More recent campaigning by anti-nuclear groups has related to several nuclear power plants including the Enrico Fermi Nuclear Power Plant, Indian Point Energy Center, Oyster Creek Nuclear Generating Station, Pilgrim Nuclear Generating Station, Salem Nuclear Power Plant, and Vermont Yankee Nuclear Power Plant. There have also been campaigns relating to the Y-12 Nuclear Weapons Plant, the Idaho National Laboratory, proposed Yucca Mountain nuclear waste repository, the Hanford Site, the Nevada Test Site, Lawrence Livermore National Laboratory, and transportation of nuclear waste from the Los Alamos National Laboratory.

Some scientists and engineers have expressed reservations about nuclear power, including: Barry Commoner, S. David Freeman, John Gofman, Arnold Gundersen, Mark Z. Jacobson, Amory Lovins, Arjun Makhijani, Gregory Minor, Joseph Romm and Benjamin K. Sovacool. Scientists who have opposed nuclear weapons include Linus Pauling and Eugene Rabinowitch.

Protest about the Love Canal contamination by a resident, ca. 1978

Antitoxics groups

Antitoxics groups are a subgroup that is affiliated with the Environmental Movement in the United States, that is primarily concerned with the effects that cities and their by-products have on humans. This aspect of the movement is a self-proclaimed "movement of housewives". Concern around the issues of groundwater contamination and air pollution rose in the early 1980s and individuals involved in antitoxics groups claim that they are concerned for the health of their families. A prominent case can be seen in the Love Canal Homeowner's association (LCHA); in this case, a housing development was built on a site that had been used for toxic dumping by the Hooker Chemical Company. As a result of this dumping, the residents had symptoms of skin irritation, Lois Gibbs, a resident of the development, started a grassroots campaign for reparations. Eventual success led to the government having to purchase homes that were sold in the development.

Federal legislation in the 1970s

Prior to the 1970s the protection of basic air and water supplies was a matter mainly left to each state. During the 1970s, the primary responsibility for clean air and water shifted to the federal government.

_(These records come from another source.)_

#ifndef EMO_UP2_CHAIN
#define EMO_UP2_CHAIN 1
#endif
#ifndef EMO_UP2_LOADS_EARLY
#define EMO_UP2_LOADS_EARLY 1
#endif

struct ConvCfgUp2 {
  static constexpr int BM = 64, TM = 2, TP = 2, KC = 16, NPL = 2;
  static constexpr int TRL = 2, TWL = 64;
  static constexpr int PR = TRL + 2, NQ = TWL / 4, NQ1 = NQ + 1;
  static constexpr int SUB = ((PR * NQ1 + 4 + 11) / 16) * 16 + 4;
  static constexpr int CHS = 4 * SUB, NG = 2, QPG = 128, NHQ = 2 * PR;
  static constexpr int WPLANE = 2 * BM;
  static constexpr int WTAP = NPL * WPLANE;
  static constexpr int WST = 8 * WTAP;
  static constexpr int WST_BYTES = WST * 16;
  static constexpr int PPL = NG * CHS, PBUF = NPL * PPL;
  static constexpr int SCT = 1024;
  static constexpr int OFF_P = 0, OFF_W = 2 * PBUF, OFF_SCT = OFF_W + WST;
  static constexpr int WSTRIDE = WST + (2 * SCT + BM) / 4;
  static constexpr int OFF_BIAS_F = OFF_SCT * 4 + 2 * SCT;
  static constexpr int EPI_CS = 4 * 132 + 4;
  static constexpr int OFF_IMG_F = (OFF_W + WSTRIDE) * 4;
  static constexpr int LDS_BYTES = (OFF_IMG_F + 32 * EPI_CS) * 4;
  static_assert(OFF_IMG_F >= OFF_BIAS_F + BM, "the epilogue image spares the patch buffers, W[0], the tables and the bias: a chained successor's");
  static_assert(32 * EPI_CS * 4 >= WST_BYTES, "W[1] lies inside the image's allocation");
  static_assert(WST_BYTES == 32 * 1024, "eight 1 KiB pieces per wave and half-stage");
  static_assert(PR * NQ + NHQ <= QPG, "one interior quad or one halo pixel per thread and stage");
  static_assert(LDS_BYTES <= 160 * 1024, "LDS");
};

Growing concerns, both environmental and economic, from cities and towns as well as sportsman and other local groups, and senators such as Maine's Edmund S. Muskie, led to the passage of extensive legislation, notably the Clean Air Act of 1970 and the Water Pollution Control Act Amendments of 1972. Other legislation included the 1970 National Environmental Policy Act (NEPA), which established the Council on Environmental Quality; the Marine Protection, Research, and Sanctuaries Act of 1972; the Endangered Species Act of 1973, the Safe Drinking Water Act (1974), the Resource Conservation and Recovery Act (1976), the Water Pollution Control Act Amendments of 1977, which became known as the Clean Water Act, and the Comprehensive Environmental Response, Compensation, and Liability Act, commonly known as the Superfund Act (1980). These laws regulated public drinking water systems, toxic substances, pesticides, and ocean dumping; and protected wildlife, wilderness, and wild and scenic rivers. Moreover, the new laws provide for pollution research, standard setting, contaminated site cleanup, monitoring, and enforcement.

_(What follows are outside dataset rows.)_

# teamtomo/torch-motion-correction

Measured on AMD Instinct MI355X. Metric: frames/sec motion-corrected, 40×4k×4k fp32 stack, 1/2/4/8 MI355X, higher is better.
Workload: dtype f32; 1 GPU; 40-frame 4096x4096 fp32 movie, global rigid shift estimate+correct (estimate_global_motion -> correct_motion, frames + sum out), 1 stack per GPU per step, consecutive steps overlapped on two HIP streams; b_factor=500

## Files before the change

### torch_motion_correction_amd/csrc/mc_wave_fft.h

```cpp
#pragma once

#ifdef __HIPCC__
#include "mc_common.h"
#define MC_HD __host__ __device__ __forceinline__
#else
#include <math.h>
#include <stdint.h>
struct cfloat {
  float x, y;
};
#define MC_HD static inline
#endif

typedef float wf2 __attribute__((ext_vector_type(2)));

#define WF_N 2048
#define WF_SLAB 1024

MC_HD wf2 wf_make(float re, float im) { return wf2{re, im}; }
MC_HD wf2 wf_from(cfloat c) { return wf2{c.x, c.y}; }
MC_HD cfloat wf_to(wf2 v) { return cfloat{v.x, v.y}; }

MC_HD wf2 wf_add_mi(wf2 a, wf2 b) {
#if defined(__HIP_DEVICE_COMPILE__)
// ... 119 lines not shown
      a[4 * p + r] = a[4 * r + p];
      a[4 * r + p] = s;
    }
}

template <int KEEP>
MC_HD void wf_dft8_pruned(const wf2 (&e)[4], const wf2 (&o)[4], wf2 (&z)[8]) {
  const float H = 0.70710678118654752440f;
  wf2 e0 = e[0], e1 = e[1], e2 = e[2], e3 = e[3];
  wf2 o0 = o[0], o1 = o[1], o2 = o[2], o3 = o[3];
  wf_bfly4(e0, e1, e2, e3);
  wf_bfly4(o0, o1, o2, o3);
  z[0] = e0 + o0;
  z[7] = wf_fma_c(e3, o3, H, H);
  if (KEEP >= 2) {
    z[1] = wf_fma_c(e1, o1, H, -H);
    z[6] = wf_sub_mi(e2, o2);
  }
  if (KEEP >= 4) {
    z[2] = wf_add_mi(e2, o2);
    z[3] = wf_fma_c(e3, o3, -H, -H);
    z[4] = e0 - o0;
    z[5] = wf_fma_c(e1, o1, -H, H);
  }
}

struct WfLane {
  int x1w_base, x1w_mask;
  int x1r[4];
  int x2w;
  int x2r[4];
  int kbin[4];
  int self;
};

MC_HD WfLane wf_lane(int t) {
  WfLane L;
  {
    const int n2 = t >> 2, h1 = (t >> 1) & 1, h0 = t & 1;
    L.x1w_base = (n2 * 2 + h1) * 32 + h0 * 16;
    L.x1w_mask = (n2 & 3) | (h1 << 2) | (h0 << 3);
  }
  {
    const int k1 = t & 15, g2 = t >> 4, h1 = g2 >> 1, h0 = g2 & 1;
    const int lanepart = h1 * 32 + h0 * 16, lo = k1 ^ ((h1 << 2) | (h0 << 3));
    for (int v = 0; v < 4; ++v) L.x1r[v] = lanepart + (lo ^ v);
    L.x2w = g2 * 256 + k1;
  }
  L.kbin[0] = t;
  L.kbin[1] = t == 0 ? 128 : 256 - t;
  L.kbin[2] = 64 + t;
  L.kbin[3] = 192 - t;
  for (int s = 0; s < 4; ++s) L.x2r[s] = L.kbin[s];
  L.self = t == 0;
  return L;
}

MC_HD wf2 wf_unpack(wf2 zk, wf2 zmr, wf2 wk) {
  const wf2 zm = {zmr.x, -zmr.y};
  const wf2 sm = zk + zm, d = zk - zm;
  const wf2 wd = wf_cmul(d, wk);
  return wf_add_mi(sm, wd) * 0.5f;
}

template <int KEEP>
MC_HD void wf_unpack_lane(const wf2 (&z)[4][8], const wf2 (&wk)[4], bool self, wf2 (&X)[4][KEEP]) {
  const float C1 = 0.92387953251128673848f, S1 = 0.38268343236508978178f;
#pragma unroll
  for (int k3 = 0; k3 < KEEP; ++k3) {
    const wf2 m_a0 = self ? z[0][(8 - k3) & 7] : z[1][7 - k3];
    const wf2 m_a1 = self ? z[1][7 - k3] : z[0][7 - k3];
    wf2 w[4] = {wk[0], wk[1], wk[2], wk[3]};
    if (k3 == 1) {
#pragma unroll
      for (int s = 0; s < 4; ++s) w[s] = wf_cmulc(w[s], C1, -S1);
    }
    X[0][k3] = wf_unpack(z[0][k3], m_a0, w[0]);
    X[1][k3] = wf_unpack(z[1][k3], m_a1, w[1]);
    X[2][k3] = wf_unpack(z[2][k3], z[3][7 - k3], w[2]);
    X[3][k3] = wf_unpack(z[3][k3], z[2][7 - k3], w[3]);
  }
}

#define WF5_N 512
#define WF5_SLAB 512

MC_HD void wf_dft8(wf2 (&a)[8]) {
  const float H = 0.70710678118654752440f;
  wf2 e0 = a[0], e1 = a[2], e2 = a[4], e3 = a[6];
  wf2 o0 = a[1], o1 = a[3], o2 = a[5], o3 = a[7];
  wf_bfly4(e0, e1, e2, e3);
  wf_bfly4(o0, o1, o2, o3);
  a[0] = e0 + o0;
  a[4] = e0 - o0;
  a[1] = wf_fma_c(e1, o1, H, -H);
  a[5] = wf_fma_c(e1, o1, -H, H);
  a[2] = wf_add_mi(e2, o2);
  a[6] = wf_sub_mi(e2, o2);
  a[3] = wf_fma_c(e3, o3, -H, -H);
  a[7] = wf_fma_c(e3, o3, H, H);
}

MC_HD int wf5_x1(int k1, int n2, int n3) { return ((n2 * 8 + (k1 ^ n2)) * 8) + (n3 ^ (4 * (k1 >> 2))); }
MC_HD int wf5_x2(int k2, int n3, int k1) { return ((n3 * 8 + (k2 ^ n3)) * 8) + k1; }

#define WF10_N 1024
MC_HD int wf10_x1(int k1, int q) { return k1 * 64 + (q ^ ((2 * k1) & 31)); }
MC_HD int wf10_x2(int k1, int k2, int n3) { return n3 * 128 + k2 * 16 + k1; }
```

The creation of these laws led to a major shift in the environmental movement. Groups such as the Sierra Club shifted focus from local issues to becoming a lobby in Washington and new groups, for example, the Natural Resources Defense Council and Environmental Defense, arose to influence politics as well. (Larson)

Renewed focus on local action

In the 1980s, President Ronald Reagan sought to curtail the scope of environmental protection taking steps such as appointing James G. Watt. The major environmental groups responded with mass mailings which led to increased membership and donations.

When industry groups lobbied to weaken regulation and a backlash against environmental regulations, the so-called wise use movement gained importance and influence.(Larson)

"Post-environmentalism"

In 2004, with the environmental movement seemingly stalled, some environmentalists started questioning whether "environmentalism" was even a useful political framework. According to a controversial essay titled "The Death of Environmentalism " (Michael Shellenberger and Ted Nordhaus, 2004) American environmentalism has been remarkably successful in protecting the air, water, and large stretches of wilderness in North America and Europe, but these environmentalists have stagnated as a vital force for cultural and political change.

Shellenberger and Nordhaus wrote, "Today environmentalism is just another special interest. Evidence for this can be found in its concepts, its proposals, and its reasoning. What stands out is how arbitrary environmental leaders are about what gets counted and what doesn't as 'environmental.' Most of the movement's leading thinkers, funders, and advocates do not question their most basic assumptions about who we are, what we stand for, and what it is that we should be doing." Their essay was followed by a speech in San Francisco called "Is Environmentalism Dead?" by former Sierra Club President, Adam Werbach, who argued for the evolution of environmentalism into a more expansive, relevant and powerful progressive politics. Werbach endorsed building an environmental movement that is more relevant to average Americans and controversially chose to lead Wal-Mart's effort to take sustainability mainstream.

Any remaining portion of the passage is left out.